The ideal temperature range for keratinases is between 30 and 80 °C, which may vary according to the microorganism that is used for the production of the enzyme, according to (Kothari et al. 2017). Another fact that determines the term stability of the enzyme is the time of exposure to that temperature. The optimum temperature can also vary depending on the source and origin of the isolated microorganism (Brandelli et al. 2010).
The behavior observed for ultrasonic bath may be related to the synergistic effect of ultrasonic waves with temperature. Several studies show increased activity of enzymes exposed to ultrasonic bath (Leaes et al. 2013; Mulinari et al. 2017). According to the literature, temperature considerably influences the increase or decrease of enzymatic activity. With a rise in temperature the activity may be increased, but depending on the structure of the enzyme, if there is a very significant rise in temperature, denaturation may occur (Resa et al. 2009). This behavior was described in the studies by Wang et al. (2011) and Ovsianko et al. (2005), where enzymatic denaturation occurred due to the effect of ultrasonic sonication causing an increase in temperature, also stimulating the effect of cavitation.
Ultrasonic bath alters the behavior of exposed enzymes. Thus, the use of ultrasonic systems can promote increases in enzymatic activity, possibly due to conformational changes in protein structure, in addition to considerably reducing the reaction time (Leaes et al. 2013) and also the decrease in activity by denaturing (Resa et al. 2009).
Microwave
For the enzymatic extract produced from swine hair pretreated using the ultrasonic probe, test 2 showed an increase of activity, 15.1% at 80 °C for 5 min (Table 5). Performing statistical analysis, we noted that the temperature variable was significantly positive: the higher the temperature, the higher the keratinolytic activity achieved. Time had no influence on enzymatic activity.
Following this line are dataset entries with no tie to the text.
# gylien/scale-letkf

Measured on AMD Instinct MI355X. Metric: grid-point LETKF solves/sec, higher is better.
Workload: dtype f64

## Files before the change

scale-letkf_amd/csrc/letkf_wave_dev.h:

```cpp
#pragma once
#include <hip/hip_runtime.h>
#include <stdint.h>

#include <type_traits>

#include "letkf_device.h"
#include "letkf_search_dev.h"
#include "letkf_jacobi_dev.h"
#include "letkf_lane_dev.h"
#include "letkf_sched_dev.h"

namespace letkf {

using namespace jacobi_dev;
using namespace lane_dev;

template <int NW, int OP>
__device__ __forceinline__ double preduce(double v, double* red, int& slot) {
  v = (OP == 0) ? wave_sum(v) : (OP == 1) ? wave_max(v) : wave_min(v);
  if constexpr (NW == 1) {
    return v;
  } else {
    if ((threadIdx.x & 63) == 0) red[2 * slot + (threadIdx.x >> 6)] = v;
    __syncthreads();
// ... 424 lines not shown
  if (NW == 1 && KR <= 50 && tot < 32 * KR + 64 * ((KR + 3) / 4) + 128)
    tot = 32 * KR + 64 * ((KR + 3) / 4) + 128;
  return (tot + 1) & ~1;
}

#ifdef LETKF_WAVE_PROF
#define PROF_DECL unsigned long long prof_t[10] = {0, 0, 0, 0, 0, 0, 0, 0, 0, 0}; unsigned long long prof_last = __builtin_amdgcn_s_memtime(); const unsigned long long prof_t0 = prof_last; int prof_units = 0;
#define PROF_MARK(i) { const unsigned long long t_ = __builtin_amdgcn_s_memtime(); prof_t[i] += t_ - prof_last; prof_last = t_; }
#define PROF_FLUSH if (A.prof && wlane == 0) { for (int i_ = 0; i_ < 10; ++i_) atomicAdd(&A.prof[i_], prof_t[i_]); \
    atomicMax(&A.prof[10], ~prof_t0); atomicMax(&A.prof[11], (unsigned long long)__builtin_amdgcn_s_memtime()); \
    atomicAdd(&A.prof[12 + (prof_units < 11 ? prof_units : 11)], 1ull); atomicAdd(&A.prof[24], (unsigned long long)prof_units); }
#define PROF_UNIT ++prof_units;
#else
#define PROF_DECL
#define PROF_MARK(i)
#define PROF_FLUSH
#define PROF_UNIT
#endif

#ifdef LETKF_CHECKED
#define LETKF_CHECK(ok, code, val, lim) letkf_check_fail(A.prof, (ok), (code), (long)(val), (long)(lim))
__device__ __forceinline__ bool letkf_check_fail(unsigned long long* rec, const bool ok, const int code, const long val, const long lim) {
  if (!ok && rec && atomicCAS(&rec[0], 0ull, (unsigned long long)code) == 0ull) {
    rec[1] = blockIdx.x;
    rec[2] = (unsigned long long)val;
    rec[3] = (unsigned long long)lim;
  }
  return ok;
}
#else
#define LETKF_CHECK(ok, code, val, lim) true
#endif
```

The model was statistically validated by Fcal > Ftab.
For the enzymatic extract obtained from swine hair without pretreatment, we found that no assay showed an increase of keratinolytic activity (Table 5). However, performing the statistical analysis, we noted that the time variable was significantly negative; that is, the longer the microwave exposure time, the lower the keratinolytic activity achieved. The temperature had no influence on enzymatic activity.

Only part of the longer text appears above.